Graph by Plotting Points

In the following exercises, graph by plotting points.

$y=x+2$
$y=3x−1$
$y=−x−3$
$y=2x$
$y=\frac{1}{2}x+2$

Answer

$This figure shows a straight line graphed on the x y-coordinate plane. The x and y-axes run from negative 12 to 12. The line goes through the points (negative 3, negative 1), (negative 2, 0), (negative 1, 1), (0, 2), (1, 3), (2, 4), and (3, 5).$
$This figure shows a straight line graphed on the x y-coordinate plane. The x and y-axes run from negative 12 to 12. The line goes through the points (negative 3, negative 10), (negative 2, negative 7), (negative 1, negative 4), (0, negative 1), (1, 2), (2, 5), (3, 8), and (4, 11).$
$This figure shows a straight line graphed on the x y-coordinate plane.
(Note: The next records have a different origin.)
+    double acc[JT];
+#pragma unroll
+    for (int jj = 0; jj < JT; ++jj) acc[jj] = 0.0;
+    double run = 0.0;
+    for (int c = 0; c < nch; ++c) {
+        double *buf = stage + (c & 1) * CH;
+#pragma unroll
+        for (int l = 0; l < LPT; ++l) {
+            const int q = tid + l * NT;
+            *reinterpret_cast<v2d *>(buf + (q / (R / 2)) * R + 2 * (q % (R / 2))) = ra[l];
+        }
+#pragma unroll
+        for (int l = 0; l < LPT; ++l) ra[l] = rb[l];
+        gload(c + 2, rb);
+        nlh_lds_barrier();
+        if (!active) continue;
+        const int k0 = c * KC;
+        const double *arow = buf + rw * 64 + lane;
+        if (k0 + KC <= j0) {
+#pragma unroll
+            for (int u = 0; u < KC; ++u) run = run + arow[u * R] * xs[k0 + u];
+        } else if (k0 >= j0 + JT) {
+            if (k0 + KC <= n) {
+#pragma unroll
+                for (int u = 0; u < KC; ++u) {
+                    const double pr = arow[u * R] * xs[k0 + u];
+#pragma unroll
+                    for (int jj = 0; jj < JT; ++jj) acc[jj] = acc[jj] + pr;
+                }
+            } else {
+#pragma unroll
+                for (int u = 0; u < KC; ++u) {
+                    if (k0 + u < n) {
+                        const double pr = arow[u * R] * xs[k0 + u];
+#pragma unroll
+                        for (int jj = 0; jj < JT; ++jj) acc[jj] = acc[jj] + pr;
+                    }
+                }
+            }
+        } else {
+#pragma unroll
+            for (int s = 0; s < JT / KC; ++s) {
+                if (k0 - j0 == s * KC) {
+#pragma unroll
+                    for (int u = 0; u < KC; ++u) {
+                        const int kk = s * KC + u;
+                        if (kk < jt) {
+                            const double av = arow[u * R];
+                            const double pr = av * xs[k0 + u];
+                            const double pp = av * xhs[tg * JT + kk];
+                            acc[kk] = run + pp;
+#pragma unroll
+                            for (int jj = 0; jj < kk; ++jj) acc[jj] = acc[jj] + pr;
+                            run = run + pr;
+                        }
+                    }
+                }
+            }
+        }
+    }
+
+    const int i = i0 + rw * 64 + lane;
+    const double bi = i < m ? b[(size_t)p * m + i] : 0.0;
+    const double f0i = (FUSE && i < m) ? f0[(size_t)p * m + i] : 0.0;
+    if (!tld) {
+        if (active && i < m) {
+            double *Pp = P + (size_t)p * m * n + i;
+#pragma unroll
+            for (int jj = 0; jj < JT; ++jj) {
+                if (jj < jt) {
+                    const double u = acc[jj];
+                    const double r = (u + (gamma * u) * u) - bi;
+                    if (FUSE) __builtin_nontemporal_store((r - f0i) / hs[tg * JT + jj], Pp + (size_t)(j0 + jj) * m);
+                    else __builtin_nontemporal_store(r, Pp + (size_t)(j0 + jj) * m);
+                }
+            }
+        }
+        return;
+    }
+    double *Tp = P + (size_t)p * tst;
+    double *tw = stage + w * (8 * DQP_TURN_LD);
+    nlh_lds_barrier();
+#pragma unroll
+    for (int pc = 0; pc < JT / 8; ++pc) {
+        if (active) {
+#pragma unroll
+            for (int c = 0; c < 8; ++c) {
+                const int jj = pc * 8 + c;
+                if (jj < jt) {
+                    const double u = acc[jj];
+                    const double r = (u + (gamma * u) * u) - bi;
+                    tw[(lane >> 3) * DQP_TURN_LD + c * 8 + (lane & 7)] = FUSE ? (r - f0i) / hs[tg * JT + jj] : r;
+                }
+            }
+        }
+        nlh_lds_barrier();
+        if (active) {
+#pragma unroll
+            for (int it = 0; it < 4; ++it) {
+                const int q = it * 64 + lane;
+                const int rbk = q >> 5, wi = q & 31;
+                const int ii = i0 + rw * 64 + rbk * 8 + (wi & 3) * 2;
+                if (pc * 8 + (wi >> 2) < jt && ii < m) {
+                    const v2d o = *reinterpret_cast<const v2d *>(tw + rbk * DQP_TURN_LD + wi * 2);
+                    double *dst = Tp + ((size_t)(ii >> 3) * tld + tcoff + j0 + pc * 8) * 8 + wi * 2;
+                    if (ii + 1 < m) __builtin_nontemporal_store(o, reinterpret_cast<v2d *>(dst));
+                    else __builtin_nontemporal_store(o.x, dst);
+                }
+            }
+        }
+        nlh_lds_barrier();
     }
 }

The x and y-axes run from negative 12 to 12. The line goes through the points (negative 3, 0), (negative 2, negative 1), (negative 1, negative 2), (0, negative 3), (1, negative 4), (2, negative 5), (3, negative 6), and (4, negative 7).$
$This figure shows a straight line graphed on the x y-coordinate plane. The x and y-axes run from negative 12 to 12. The line goes through the points (negative 3, negative 6), (negative 2, negative 4), (negative 1, negative 2), (0, 0), (1, 2), (2, 4), and (3, 6).$
$This figure shows a straight line graphed on the x y-coordinate plane. The x and y-axes run from negative 12 to 12. The line goes through the points (negative 6, negative 2), (negative 4, 0), (negative 2, 1), (0, 2), (2, 3), (4, 4), and (6, 5).$

Graph Vertical and Horizontal lines.

In the following exercises, graph each equation.

$x=4$
$y=3$
$x=−2$
$y=−5$

Answer

$This figure shows a vertical straight line graphed on the x y-coordinate plane. The x and y-axes run from negative 12 to 12. The line goes through the points (4, negative 1), (4, 0), and (4, 1).$
$This figure shows a horizontal straight line graphed on the x y-coordinate plane. The x and y-axes run from negative 12 to 12. The line goes through the points (negative 1, 3), (0, 3), and (1, 3).$
$This figure shows a vertical straight line graphed on the x y-coordinate plane. The x and y-axes run from negative 12 to 12. The line goes through the points (negative 2, negative 1), (negative 2, 0), and (negative 2, 1).$
$This figure shows a horizontal straight line graphed on the x y-coordinate plane. The x and y-axes run from negative 12 to 12. The line goes through the points (negative 1, negative 5), (0, negative 5), and (1, negative 5).$

Graph Each Pair of Equations

In the following exercises, graph each pair of equations in the same rectangular coordinate system.

$y=2x$ and $y=2$
$y=−\frac{1}{2}x$ and $y=−\frac{1}{2}$

Answer

$The figure shows the graphs of a straight horizontal line and a straight slanted line on the same x y-coordinate plane. The x and y axes run from negative 12 to 12. The horizontal line goes through the points (0, 2), (1, 2), and (2, 2). The slanted line goes through the points (0, 0), (1, 2), and (2, 4).$
$The figure shows the graphs of a straight horizontal line and a straight slanted line on the same x y-coordinate plane. The x and y axes run from negative 12 to 12. The horizontal line goes through the points (0, negative 1 divided 2), (1, negative 1 divided 2), and (2, negative 1 divided 2). The slanted line goes through the points (0, 0), (1, negative 1 divided 2), and (2, negative 1).$

Find x- and y-intercepts From a Graph

In the following exercises, find the x- and y-intercepts on each graph.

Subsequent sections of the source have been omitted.